PMK 70/2025 menguraikan empat alasan utama yang menjadikan RUU Redenominasi ini penting dan mendesak bagi perekonomian nasional. Alasan-alasan tersebut meliputi peningkatan efisiensi dan daya saing ekonomi, menjaga kesinambungan perkembangan ekonomi, meningkatkan kredibilitas Rupiah di mata internasional, serta memelihara nilai Rupiah yang stabil dan melindungi daya beli masyarakat.

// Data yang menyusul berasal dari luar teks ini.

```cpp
typedef struct coreg_fits_tiled {
    const void* heap;
    int64_t heap_bytes;
    const int64_t* tile_offset;
    const int32_t* tile_nbytes;
    int32_t n_tiles;
    int32_t zbitpix;
    int32_t naxis1, naxis2, ztile1, ztile2;
    int32_t blocksize, bytepix;
    int32_t quantize;
    int32_t dither0;
    int32_t has_blank, blank;
    const double* zscale;
    const double* zzero;
    double zscale0, zzero0;
    double bscale, bzero;
} coreg_fits_tiled;
int coreg_set_small_tiled(coreg_handle* h, const coreg_fits_tiled* t);
int coreg_prepare_reference_carrington_tiled(coreg_handle* h, const coreg_fits_tiled* t, const coreg_wcs2d* hdr_large,
                                             const coreg_carr_grid* grid, double solar_r, int order);
int coreg_prepare_reference_helioprojective_tiled(coreg_handle* h, const coreg_fits_tiled* t, const coreg_wcs2d* hdr_large,
                                                  const coreg_wcs2d* hdr_small, int order);
int coreg_decode_tiled_host(const coreg_fits_tiled* t, void* out, int dtype, int32_t* tile_status);
int coreg_encode_tiled_host(const void* pixels, int dtype, int ny, int nx, int tile_x, int tile_y, int bytepix,
                            int blocksize, int quantize, int dither0, double scale, unsigned char* heap,
                            long long heap_cap, int32_t* tile_nbytes, int64_t* tile_offset, double* zscale, double* zzero,
                            long long* heap_used);

int coreg_threshold_small(coreg_handle* h, int has_min, double vmin, int has_max, double vmax, long long* n_finite);

int coreg_set_reference_on_grid(coreg_handle* h, const void* ref, int dtype, int32_t gy, int32_t gx);

int coreg_prepare_reference_carrington(coreg_handle* h, const double* large, int32_t ny, int32_t nx,
                                       const coreg_wcs2d* hdr_large, const coreg_carr_grid* grid, double solar_r,
                                       int order);
int coreg_prepare_reference_helioprojective(coreg_handle* h, const double* large, int32_t ny, int32_t nx,
                                            const coreg_wcs2d* hdr_large, const coreg_wcs2d* hdr_small, int order);
int coreg_prepare_reference_carrington_f32(coreg_handle* h, const float* large, int32_t ny, int32_t nx,
                                           const coreg_wcs2d* hdr_large, const coreg_carr_grid* grid, double solar_r,
                                           int order);
int coreg_prepare_reference_helioprojective_f32(coreg_handle* h, const float* large, int32_t ny, int32_t nx,
                                                const coreg_wcs2d* hdr_large, const coreg_wcs2d* hdr_small, int order);

int coreg_set_small_from_device(coreg_handle* h, const void* dev_img, int dtype, int32_t ny, int32_t nx);
int coreg_prepare_reference_carrington_from_device(coreg_handle* h, const void* dev_large, int dtype, int32_t ny,
                                                   int32_t nx, const coreg_wcs2d* hdr_large,
                                                   const coreg_carr_grid* grid, double solar_r, int order);
int coreg_prepare_reference_helioprojective_from_device(coreg_handle* h, const void* dev_large, int dtype, int32_t ny,
                                                        int32_t nx, const coreg_wcs2d* hdr_large,
                                                        const coreg_wcs2d* hdr_small, int order);

int coreg_get_reference_on_grid(coreg_handle* h, void* out, int dtype);

int coreg_resample_carrington(coreg_handle* h, const coreg_wcs2d* hdr, const coreg_carr_grid* grid, double solar_r,
                              int order, double* out);
int coreg_resample_helioprojective(coreg_handle* h, const coreg_wcs2d* hdr_target, const coreg_wcs2d* hdr,
                                   int order, float* out);
int coreg_resample_helioprojective_f64(coreg_handle* h, const coreg_wcs2d* hdr_target, const coreg_wcs2d* hdr,
                                       int order, double* out);

int coreg_sweep_carrington(coreg_handle* h, const coreg_wcs2d* hdr_small, const coreg_carr_grid* grid,
                           double solar_r, const coreg_lags* lags, int order, int method, int cdelt_semantics,
                           int64_t lag_begin, int64_t lag_end, double* corr_out, int out_on_device);
int coreg_sweep_helioprojective(coreg_handle* h, const coreg_wcs2d* hdr_target, const coreg_wcs2d* hdr_small,
                                const coreg_lags* lags, int order, int method, int cdelt_semantics,
                                int64_t lag_begin, int64_t lag_end, double* corr_out, int out_on_device);

int coreg_sums_size(coreg_handle* h, int64_t* n_doubles);
int coreg_copy_sums(coreg_handle* h, double* dst, int dst_on_device);
int coreg_finalize_sums(coreg_handle* h, const double* sums, int sums_on_device, double* corr_out, int out_on_device);

int coreg_get_pivots(coreg_handle* h, double* pivots2);
int coreg_set_pivots(coreg_handle* h, const double* pivots2);

int coreg_last_stats(coreg_handle* h, coreg_stats* out);

int coreg_last_visit_counts(coreg_handle* h, int64_t* counts6);
int coreg_last_tap_fix(coreg_handle* h, int64_t* counts3);

int coreg_set_option(coreg_handle* h, const char* name, int64_t value);

int coreg_shift_header(const coreg_wcs2d* ref, double d_crval1, double d_crval2, double d_cdelt1, double d_cdelt2,
                       double d_crota, int cdelt_semantics, coreg_wcs2d* out);
int coreg_homography(const coreg_wcs2d* from, const coreg_wcs2d* to, double* h9);
int coreg_lag_homography(const coreg_wcs2d* hdr_target, const coreg_wcs2d* hdr_small, const coreg_lags* lags,
                         const int32_t idx[5], int cdelt_semantics, double* h9);
int coreg_wcslib_pixel_to_pixel(const coreg_wcs2d* from, const coreg_wcs2d* to, int64_t n, const double* px,
                                const double* py, double* ox, double* oy, double* lng, double* lat);
int coreg_carrington_origin(const coreg_wcs2d* hdr, double* x0, double* y0);
int coreg_car_map(const coreg_wcs2d* from, const coreg_wcs2d* to, int64_t n, const double* px, const double* py,
                  double* ox, double* oy);
int coreg_car_tile_margin(const coreg_wcs2d* hdr_target, const coreg_wcs2d* hdr_shifted, int32_t tile_w,
                          double tile_abs_lat_rad, double* margin_px);


int coreg_nansum_planes_be(const void* cube, int32_t bitpix, int64_t n_pixels, const int64_t* plane_index, int32_t n_sel,
                           double* out);

int coreg_fit_gaussian2d(int32_t m, const double* x, const double* y, const double* z, const double* p0,
                         const double* lb, const double* ub, int32_t jac, double ftol, double xtol, double gtol,
                         int32_t max_nfev, double* popt, int32_t* nfev, int32_t* status);


int coreg_set_context_frames(coreg_handle* h, int32_t n_frames, int32_t ny, int32_t nx, int dtype,
                             const coreg_wcs2d* hdrs, const void* const* pixels);
int coreg_context_frame_from_small(coreg_handle* h, int32_t k);
int coreg_sweep_context(coreg_handle* h, const coreg_wcs2d* hdr_target, const coreg_wcs2d* hdr_small,
                        const int32_t* col_frame, const coreg_lags* lags, int order, int method, int cdelt_semantics,
                        int has_min, double vmin, int has_max, double vmax, int64_t lag_begin, int64_t lag_end,
                        double* corr_out, int out_on_device);
int coreg_context_lag_headers(const coreg_wcs2d* hdr_target, const coreg_wcs2d* hdr_small, double d_crval1,
                              double d_crval2, double d_cdelt1, double d_cdelt2, double d_crota, int cdelt_semantics,
                              coreg_wcs2d* ctx, coreg_wcs2d* grid, coreg_wcs2d* shifted);

typedef struct coreg_multi coreg_multi;
int coreg_device_count(void);
int coreg_physical_device_count(void);
int coreg_multi_create(coreg_multi** m, int n_devices, const int* device_ids);
void coreg_multi_destroy(coreg_multi* m);
int coreg_multi_size(const coreg_multi* m);
coreg_handle* coreg_multi_handle(coreg_multi* m, int k);
const char* coreg_multi_last_error(const coreg_multi* m);
const char* coreg_multi_collective(const coreg_multi* m);
const char* coreg_multi_rccl_status(const coreg_multi* m);
int coreg_multi_last_mode(const coreg_multi* m);
int coreg_multi_set_option(coreg_multi* m, const char* name, int64_t value);
int coreg_multi_set_small(coreg_multi* m, const void* img, int dtype, int32_t ny, int32_t nx);
int coreg_multi_set_small_fits(coreg_multi* m, const coreg_fits_pixels* px, int32_t ny, int32_t nx);
int coreg_multi_prepare_reference_carrington_fits(coreg_multi* m, const coreg_fits_pixels* px, int32_t ny, int32_t nx,
                                                  const coreg_wcs2d* hdr_large, const coreg_carr_grid* grid,
                                                  double solar_r, int order);
int coreg_multi_prepare_reference_helioprojective_fits(coreg_multi* m, const coreg_fits_pixels* px, int32_t ny,
                                                       int32_t nx, const coreg_wcs2d* hdr_large,
                                                       const coreg_wcs2d* hdr_small, int order);
int coreg_multi_set_small_tiled(coreg_multi* m, const coreg_fits_tiled* t);
int coreg_multi_prepare_reference_carrington_tiled(coreg_multi* m, const coreg_fits_tiled* t, const coreg_wcs2d* hdr_large,
                                                   const coreg_carr_grid* grid, double solar_r, int order);
int coreg_multi_prepare_reference_helioprojective_tiled(coreg_multi* m, const coreg_fits_tiled* t,
                                                        const coreg_wcs2d* hdr_large, const coreg_wcs2d* hdr_small,
                                                        int order);
int coreg_multi_threshold_small(coreg_multi* m, int has_min, double vmin, int has_max, double vmax, long long* n_finite);
int coreg_multi_set_reference_on_grid(coreg_multi* m, const void* ref, int dtype, int32_t gy, int32_t gx);
int coreg_multi_prepare_reference_carrington(coreg_multi* m, const void* large, int dtype, int32_t ny, int32_t nx,
                                             const coreg_wcs2d* hdr_large, const coreg_carr_grid* grid, double solar_r,
                                             int order);
int coreg_multi_prepare_reference_helioprojective(coreg_multi* m, const void* large, int dtype, int32_t ny, int32_t nx,
                                                  const coreg_wcs2d* hdr_large, const coreg_wcs2d* hdr_small, int order);
int coreg_multi_sweep_carrington(coreg_multi* m, const coreg_wcs2d* hdr_small, const coreg_carr_grid* grid, double solar_r,
                                 const coreg_lags* lags, int order, int method, int cdelt_semantics, double* corr_out);
int coreg_multi_sweep_helioprojective(coreg_multi* m, const coreg_wcs2d* hdr_target, const coreg_wcs2d* hdr_small,
                                      const coreg_lags* lags, int order, int method, int cdelt_semantics, double* corr_out);
int coreg_multi_last_stats(coreg_multi* m, int k, coreg_stats* out);
int coreg_multi_plan(int32_t n_crval1, int32_t n_crval2, int64_t n_inner, int32_t world, int32_t per_combo_launch,
                     int32_t* mode, int32_t* g_combo, int32_t* g1, int32_t* g2);

#ifdef __cplusplus
}
#endif
#endif
```

Baseline: 1.163 million lag-points/s.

Implikasi Perubahan Nominal dan Penggunaan Sen
Inti dari redenominasi adalah bahwa nilai tukar atau daya beli masyarakat tidak akan berubah. Dampak paling signifikan hanya terlihat pada nominal uang. Contohnya, pecahan Rp1.000 akan menjadi Rp1, Rp10.000 menjadi Rp10, dan Rp100.000 akan menjadi Rp100. Hal ini juga berlaku untuk harga barang dan jasa; harga sepatu Rp800.000 akan menjadi Rp800. Selain itu, redenominasi membuka peluang untuk menghidupkan kembali penggunaan pecahan sen. Pecahan uang tunai saat ini seperti Rp500, Rp200, atau Rp100, setelah proses penyederhanaan, berpotensi menjadi 5 sen, 2 sen, dan 1 sen, yang diharapkan dapat meningkatkan efisiensi transaksi.[dit]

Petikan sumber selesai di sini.